In generale qual'è il vostro artista preferito? Dovessi fare un solo nome io citerei Vincent Van Gogh, i suoi lavori lasciano sempre spazio all'immaginazione di chi li osserva.


----------



## Blu71 (14 Novembre 2012)

Vado sul classico: Caravaggio, Michelangelo, Giotto, Tiziano.


----------



## AcetoBalsamico (14 Novembre 2012)

Vincent Van Gogh, nessuno come lui secondo me, era in grado di esprimere il dolore di vivere. " Campo di grano con volo di corvi ", che è tra l'altro il suo ultimo dipinto, è una sinfonia di colori che seppur semplici danno vita alla tela, rendendoci partecipi del suo profondo dolore. 

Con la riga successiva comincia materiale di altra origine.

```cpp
OCC_API int occnerf_sample_features_centered(const float *xyz, int64_t N, const int32_t *knn_idxs,
                                             int32_t nscale, const float *point_base, const double *normals,
                                             const double *unit_normals, const float *counter,
                                             const float *table, float bound, float two_bound,
                                             const float *embeddings, const int32_t *offsets,
                                             const int32_t *h_offsets, uint32_t L, float S, uint32_t H,
                                             const int32_t *geo_idxs,
                                             const float *att_in, const int32_t *rows, const int32_t *n_dev,
                                             const float *point_geo, const float *point_tail, int32_t P,
                                             const float *center, const float *center_agg,
                                             float *mlp_in, float *raw, float *enc_in, void *stream) {
    using namespace occ;
    OCC_REQUIRE(!center == !center_agg, "sample_features: center and center_agg come together");
    if (N <= 0) return 0;
    OCC_REQUIRE(xyz && knn_idxs && point_base && normals && unit_normals && (counter || att_in) && table &&
                    embeddings && offsets && mlp_in && raw, "sample_features: null argument");
    OCC_REQUIRE(nscale >= 1 && nscale <= 4, "sample_features: nscale=%d unsupported", nscale);
    OCC_REQUIRE(L == 16, "sample_features: built for the 16-level encoder of occnerf_mlp.py:45 (L=%u)", L);
    if (N <= 0) return 0;
    const GridLevels lv = make_grid_levels(L, S, H);
    const GridModes4 gm = modes_from_host_offsets(L, lv, h_offsets);
    FeatParams prm{bound, two_bound, nscale, (int)L, (int)P};
    OCC_REQUIRE(!n_dev || rows, "sample_features: a device-side count needs the row list");
    OCC_REQUIRE(!point_geo == !point_tail, "sample_features: point_geo and point_tail come together (occnerf_point_pack)");
    const bool lanes8 = nscale == 4 && !geo_idxs && !att_in && counter && h_offsets && point_geo;
    OCC_REQUIRE(!rows || lanes8,
                "sample_features: a row list is only supported on the renderer's path (4 scales, per-point inputs, "
                "packed point records)");
    if (lanes8) {
        LevelRecs levels;
        for (uint32_t l = 0; l < kMaxLevels; l++)
            levels.r[l] = LevelRec4{(uint32_t)h_offsets[l], (uint32_t)(h_offsets[l + 1] - h_offsets[l]), lv.scale[l],
                                    lv.resolution[l] | (gm.mode[l] << 24)};
        LevelRecs8 levels8;
        bool generic = false;
        for (uint32_t l = 0; l < kMaxLevels; l++) {
            const uint32_t size = (uint32_t)(h_offsets[l + 1] - h_offsets[l]), r1 = lv.resolution[l] + 1;
            const bool dense = gm.mode[l] == kGridDense;
            generic |= gm.mode[l] == kGridGeneric;
            levels8.r[l] = LevelRec8{(uint32_t)h_offsets[l], dense ? 0xFFFFFFFFu : size - 1, lv.scale[l], dense ? 1u : 0u,
                                     dense ? r1 : 2654435761u, dense ? r1 * r1 : 805459861u,
                                     dense ? r1 * r1 * r1 : 3674653429u, 0u};
        }
        OCC_REQUIRE(P > 0, "sample_features: P=%d rows of packed point records", P);
        const bool lds_tail = P <= kLdsTailPoints && N >= 96 * 64;
        const int threads = lds_tail ? 768 : 256;
        int64_t blocks8 = (N * 8 + threads - 1) / threads;
        const int64_t cap = lds_tail ? (int64_t)kNumCU : (int64_t)kNumCU * 32;
        if (blocks8 > cap) blocks8 = cap;
        auto kern = generic ? (lds_tail ? sample_features8_kernel<true, true> : sample_features8_kernel<true, false>)
                            : (lds_tail ? sample_features8_kernel<false, true> : sample_features8_kernel<false, false>);
        hipLaunchKernelGGL(kern, dim3((unsigned)blocks8), dim3(threads), 0, as_stream(stream), xyz,
                           N, knn_idxs, reinterpret_cast<const float4 *>(point_geo),
                           reinterpret_cast<const float4 *>(point_tail),
                           reinterpret_cast<const float4 *>(table), reinterpret_cast<const float2 *>(embeddings),
                           levels, levels8, prm, rows, n_dev, mlp_in, raw, enc_in, center, center_agg);
        return check_launch("sample_features");
    }
    OCC_REQUIRE(!center, "sample_features: the centre aggregate is only supported on the renderer's path");
    int64_t blocks = (N + 255) / 256;
    if (blocks > (int64_t)kNumCU * 16) blocks = (int64_t)kNumCU * 16;
    hipLaunchKernelGGL(sample_features_kernel, dim3((unsigned)blocks), dim3(256), 0, as_stream(stream), xyz, N,
                       knn_idxs, point_base, normals, unit_normals, counter,
                       reinterpret_cast<const float4 *>(table), reinterpret_cast<const float2 *>(embeddings),
                       offsets, lv, gm, prm, geo_idxs, att_in, mlp_in, raw, enc_in);
    return check_launch("sample_features");
}
```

Almeno qui che posso faccio il saccente  ! E più in generale adoro la Pop Art e il Dadaismo.


----------



## Canonista (14 Novembre 2012)

Dada 

Dragan


----------



## Brain84 (15 Novembre 2012)

1. Dalì
2. Caravaggio
3. Leonardo
4. Warhol
5. Picasso


----------



## Darren Marshall (15 Novembre 2012)

AcetoBalsamico ha scritto:


> Vincent Van Gogh, nessuno come lui secondo me, era in grado di esprimere il dolore di vivere. *" Campo di grano con volo di corvi "*, che è tra l'altro il suo ultimo dipinto, è una sinfonia di colori che seppur semplici danno vita alla tela, rendendoci partecipi del suo profondo dolore.
> 
> Almeno qui che posso faccio il saccente  ! E più in generale adoro la Pop Art e il Dadaismo.


----------



## juventino (15 Novembre 2012)

Avendo fatto 5 anni di storia dell'arte più o meno li ho visti tutti, ma in assoluto colui che mi ha colpito di più di tutti è stato Van Gogh alla èari con il Caravaggio.


----------



## Jaqen (15 Novembre 2012)

Artista in che senso? In che campo?

Visti i nomi già citati il Caravaggio era qualcosa di superiore a tutti imho.
[MENTION=293]juventino[/MENTION], vogliamo parlare di Canaletto però?


----------



## AcetoBalsamico (15 Novembre 2012)

Darren Marshall ha scritto:


>



Era uno dei punti cardine della mia tesina.


----------



## Andreas89 (15 Novembre 2012)

Per quel che capisco d'arte(relativamente poco)Van Gogh è quello che mi ha colpito maggiormente.Oltre all'olandese mi piace anche Michelangelo!


----------



## Livestrong (15 Novembre 2012)

Chopin


----------



## juventino (15 Novembre 2012)

Jaqen ha scritto:


> Artista in che senso? In che campo?
> 
> Visti i nomi già citati il Caravaggio era qualcosa di superiore a tutti imho.
> [MENTION=293]juventino[/MENTION], vogliamo parlare di Canaletto però?



Un grande anche lui.


----------



## Now i'm here (15 Novembre 2012)

leonardo da vinci, un genio universale. 

in campi più ristretti, cito anche io caravaggio e mozart.


----------



## francylomba (16 Novembre 2012)

Leonardo da Vinci genio 

Raffaello adoro la scuola d'atene e tutto quello che c'e nelle sue stanze ai Musei Vaticani 

non sopporto l'arte moderna , voglio vedere se qui qualcuno è fan del mitico Piero manzoni !


----------